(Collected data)
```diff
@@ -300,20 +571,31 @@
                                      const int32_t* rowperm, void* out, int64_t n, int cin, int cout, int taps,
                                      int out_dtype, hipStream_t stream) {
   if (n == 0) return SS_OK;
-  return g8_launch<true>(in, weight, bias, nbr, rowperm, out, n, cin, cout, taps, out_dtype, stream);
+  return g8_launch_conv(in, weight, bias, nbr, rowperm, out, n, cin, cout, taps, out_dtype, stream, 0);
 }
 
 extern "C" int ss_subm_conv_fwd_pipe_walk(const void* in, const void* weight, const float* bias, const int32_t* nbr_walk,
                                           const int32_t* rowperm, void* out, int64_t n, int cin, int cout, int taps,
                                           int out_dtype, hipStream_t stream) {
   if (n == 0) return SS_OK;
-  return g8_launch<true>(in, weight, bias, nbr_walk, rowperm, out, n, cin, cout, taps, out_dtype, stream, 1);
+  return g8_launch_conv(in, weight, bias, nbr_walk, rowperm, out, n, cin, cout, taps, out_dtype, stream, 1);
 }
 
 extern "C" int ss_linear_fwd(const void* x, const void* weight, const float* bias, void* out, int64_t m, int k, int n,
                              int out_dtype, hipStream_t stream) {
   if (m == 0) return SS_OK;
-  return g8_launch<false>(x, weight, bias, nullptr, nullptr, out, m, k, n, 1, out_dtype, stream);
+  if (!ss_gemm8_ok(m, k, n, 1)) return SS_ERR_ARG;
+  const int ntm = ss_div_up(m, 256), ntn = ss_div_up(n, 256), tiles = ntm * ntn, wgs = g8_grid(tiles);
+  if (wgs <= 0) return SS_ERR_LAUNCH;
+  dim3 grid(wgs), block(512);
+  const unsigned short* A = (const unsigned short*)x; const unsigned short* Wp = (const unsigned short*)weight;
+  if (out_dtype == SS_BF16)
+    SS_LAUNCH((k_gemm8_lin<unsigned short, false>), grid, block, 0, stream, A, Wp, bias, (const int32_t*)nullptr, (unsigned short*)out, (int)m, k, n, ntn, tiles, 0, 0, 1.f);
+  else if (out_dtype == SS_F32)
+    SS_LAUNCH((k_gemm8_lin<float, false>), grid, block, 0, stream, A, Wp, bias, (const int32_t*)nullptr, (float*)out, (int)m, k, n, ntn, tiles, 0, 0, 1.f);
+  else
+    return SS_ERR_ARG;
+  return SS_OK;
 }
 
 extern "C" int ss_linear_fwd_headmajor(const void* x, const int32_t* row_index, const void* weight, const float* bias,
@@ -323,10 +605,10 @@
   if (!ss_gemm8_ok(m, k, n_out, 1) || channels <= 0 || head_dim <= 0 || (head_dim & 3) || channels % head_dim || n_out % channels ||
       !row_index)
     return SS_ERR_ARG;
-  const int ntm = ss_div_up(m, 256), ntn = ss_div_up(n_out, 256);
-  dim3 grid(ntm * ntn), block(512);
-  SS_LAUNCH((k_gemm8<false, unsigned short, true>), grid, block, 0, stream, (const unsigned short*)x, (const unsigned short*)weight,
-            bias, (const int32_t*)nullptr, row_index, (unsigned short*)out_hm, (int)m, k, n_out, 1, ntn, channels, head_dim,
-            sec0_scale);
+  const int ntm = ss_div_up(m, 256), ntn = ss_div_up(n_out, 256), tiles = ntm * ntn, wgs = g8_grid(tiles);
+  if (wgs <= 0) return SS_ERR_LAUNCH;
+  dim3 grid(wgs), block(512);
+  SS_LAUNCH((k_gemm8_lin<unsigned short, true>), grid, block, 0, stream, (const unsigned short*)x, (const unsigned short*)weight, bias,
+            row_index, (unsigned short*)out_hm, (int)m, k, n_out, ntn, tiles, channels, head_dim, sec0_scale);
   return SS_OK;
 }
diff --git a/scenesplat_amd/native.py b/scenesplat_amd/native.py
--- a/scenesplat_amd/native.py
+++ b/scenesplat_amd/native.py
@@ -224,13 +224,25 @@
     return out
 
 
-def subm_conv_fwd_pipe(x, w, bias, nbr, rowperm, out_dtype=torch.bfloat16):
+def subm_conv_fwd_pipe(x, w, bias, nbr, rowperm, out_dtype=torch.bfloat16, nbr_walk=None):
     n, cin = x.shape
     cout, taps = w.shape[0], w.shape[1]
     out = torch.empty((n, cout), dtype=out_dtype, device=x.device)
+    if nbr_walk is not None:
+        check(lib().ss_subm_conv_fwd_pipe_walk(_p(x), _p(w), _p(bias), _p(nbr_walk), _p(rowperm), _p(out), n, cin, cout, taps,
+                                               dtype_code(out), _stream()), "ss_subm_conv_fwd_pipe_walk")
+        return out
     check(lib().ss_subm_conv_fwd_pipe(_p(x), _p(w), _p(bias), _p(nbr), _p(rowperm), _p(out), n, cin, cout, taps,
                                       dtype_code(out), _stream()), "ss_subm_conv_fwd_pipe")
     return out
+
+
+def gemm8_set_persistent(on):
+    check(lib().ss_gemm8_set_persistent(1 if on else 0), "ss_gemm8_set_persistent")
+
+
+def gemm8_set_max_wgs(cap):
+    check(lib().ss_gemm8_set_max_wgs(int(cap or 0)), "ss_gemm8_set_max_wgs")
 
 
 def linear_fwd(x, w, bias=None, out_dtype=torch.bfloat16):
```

What the task requires: A complete, exact copy of the entries is required.

Response to this task:
```diff
@@ -300,20 +571,31 @@
                                      const int32_t* rowperm, void* out, int64_t n, int cin, int cout, int taps,
                                      int out_dtype, hipStream_t stream) {
   if (n == 0) return SS_OK;
-  return g8_launch<true>(in, weight, bias, nbr, rowperm, out, n, cin, cout, taps, out_dtype, stream);
+  return g8_launch_conv(in, weight, bias, nbr, rowperm, out, n, cin, cout, taps, out_dtype, stream, 0);
 }
 
 extern "C" int ss_subm_conv_fwd_pipe_walk(const void* in, const void* weight, const float* bias, const int32_t* nbr_walk,
                                           const int32_t* rowperm, void* out, int64_t n, int cin, int cout, int taps,
                                           int out_dtype, hipStream_t stream) {
   if (n == 0) return SS_OK;
-  return g8_launch<true>(in, weight, bias, nbr_walk, rowperm, out, n, cin, cout, taps, out_dtype, stream, 1);
+  return g8_launch_conv(in, weight, bias, nbr_walk, rowperm, out, n, cin, cout, taps, out_dtype, stream, 1);
 }
 
 extern "C" int ss_linear_fwd(const void* x, const void* weight, const float* bias, void* out, int64_t m, int k, int n,
                              int out_dtype, hipStream_t stream) {
   if (m == 0) return SS_OK;
-  return g8_launch<false>(x, weight, bias, nullptr, nullptr, out, m, k, n, 1, out_dtype, stream);
+  if (!ss_gemm8_ok(m, k, n, 1)) return SS_ERR_ARG;
+  const int ntm = ss_div_up(m, 256), ntn = ss_div_up(n, 256), tiles = ntm * ntn, wgs = g8_grid(tiles);
+  if (wgs <= 0) return SS_ERR_LAUNCH;
+  dim3 grid(wgs), block(512);
+  const unsigned short* A = (const unsigned short*)x; const unsigned short* Wp = (const unsigned short*)weight;
+  if (out_dtype == SS_BF16)
+    SS_LAUNCH((k_gemm8_lin<unsigned short, false>), grid, block, 0, stream, A, Wp, bias, (const int32_t*)nullptr, (unsigned short*)out, (int)m, k, n, ntn, tiles, 0, 0, 1.f);
+  else if (out_dtype == SS_F32)
+    SS_LAUNCH((k_gemm8_lin<float, false>), grid, block, 0, stream, A, Wp, bias, (const int32_t*)nullptr, (float*)out, (int)m, k, n, ntn, tiles, 0, 0, 1.f);
+  else
+    return SS_ERR_ARG;
+  return SS_OK;
 }
 
 extern "C" int ss_linear_fwd_headmajor(const void* x, const int32_t* row_index, const void* weight, const float* bias,
@@ -323,10 +605,10 @@
   if (!ss_gemm8_ok(m, k, n_out, 1) || channels <= 0 || head_dim <= 0 || (head_dim & 3) || channels % head_dim || n_out % channels ||
       !row_index)
     return SS_ERR_ARG;
-  const int ntm = ss_div_up(m, 256), ntn = ss_div_up(n_out, 256);
-  dim3 grid(ntm * ntn), block(512);
-  SS_LAUNCH((k_gemm8<false, unsigned short, true>), grid, block, 0, stream, (const unsigned short*)x, (const unsigned short*)weight,
-            bias, (const int32_t*)nullptr, row_index, (unsigned short*)out_hm, (int)m, k, n_out, 1, ntn, channels, head_dim,
-            sec0_scale);
+  const int ntm = ss_div_up(m, 256), ntn = ss_div_up(n_out, 256), tiles = ntm * ntn, wgs = g8_grid(tiles);
+  if (wgs <= 0) return SS_ERR_LAUNCH;
+  dim3 grid(wgs), block(512);
+  SS_LAUNCH((k_gemm8_lin<unsigned short, true>), grid, block, 0, stream, (const unsigned short*)x, (const unsigned short*)weight, bias,
+            row_index, (unsigned short*)out_hm, (int)m, k, n_out, ntn, tiles, channels, head_dim, sec0_scale);
   return SS_OK;
 }
diff --git a/scenesplat_amd/native.py b/scenesplat_amd/native.py
--- a/scenesplat_amd/native.py
+++ b/scenesplat_amd/native.py
@@ -224,13 +224,25 @@
     return out
 
 
-def subm_conv_fwd_pipe(x, w, bias, nbr, rowperm, out_dtype=torch.bfloat16):
+def subm_conv_fwd_pipe(x, w, bias, nbr, rowperm, out_dtype=torch.bfloat16, nbr_walk=None):
     n, cin = x.shape
     cout, taps = w.shape[0], w.shape[1]
     out = torch.empty((n, cout), dtype=out_dtype, device=x.device)
+    if nbr_walk is not None:
+        check(lib().ss_subm_conv_fwd_pipe_walk(_p(x), _p(w), _p(bias), _p(nbr_walk), _p(rowperm), _p(out), n, cin, cout, taps,
+                                               dtype_code(out), _stream()), "ss_subm_conv_fwd_pipe_walk")
+        return out
     check(lib().ss_subm_conv_fwd_pipe(_p(x), _p(w), _p(bias), _p(nbr), _p(rowperm), _p(out), n, cin, cout, taps,
                                       dtype_code(out), _stream()), "ss_subm_conv_fwd_pipe")
     return out
+
+
+def gemm8_set_persistent(on):
+    check(lib().ss_gemm8_set_persistent(1 if on else 0), "ss_gemm8_set_persistent")
+
+
+def gemm8_set_max_wgs(cap):
+    check(lib().ss_gemm8_set_max_wgs(int(cap or 0)), "ss_gemm8_set_max_wgs")
 
 
 def linear_fwd(x, w, bias=None, out_dtype=torch.bfloat16):
```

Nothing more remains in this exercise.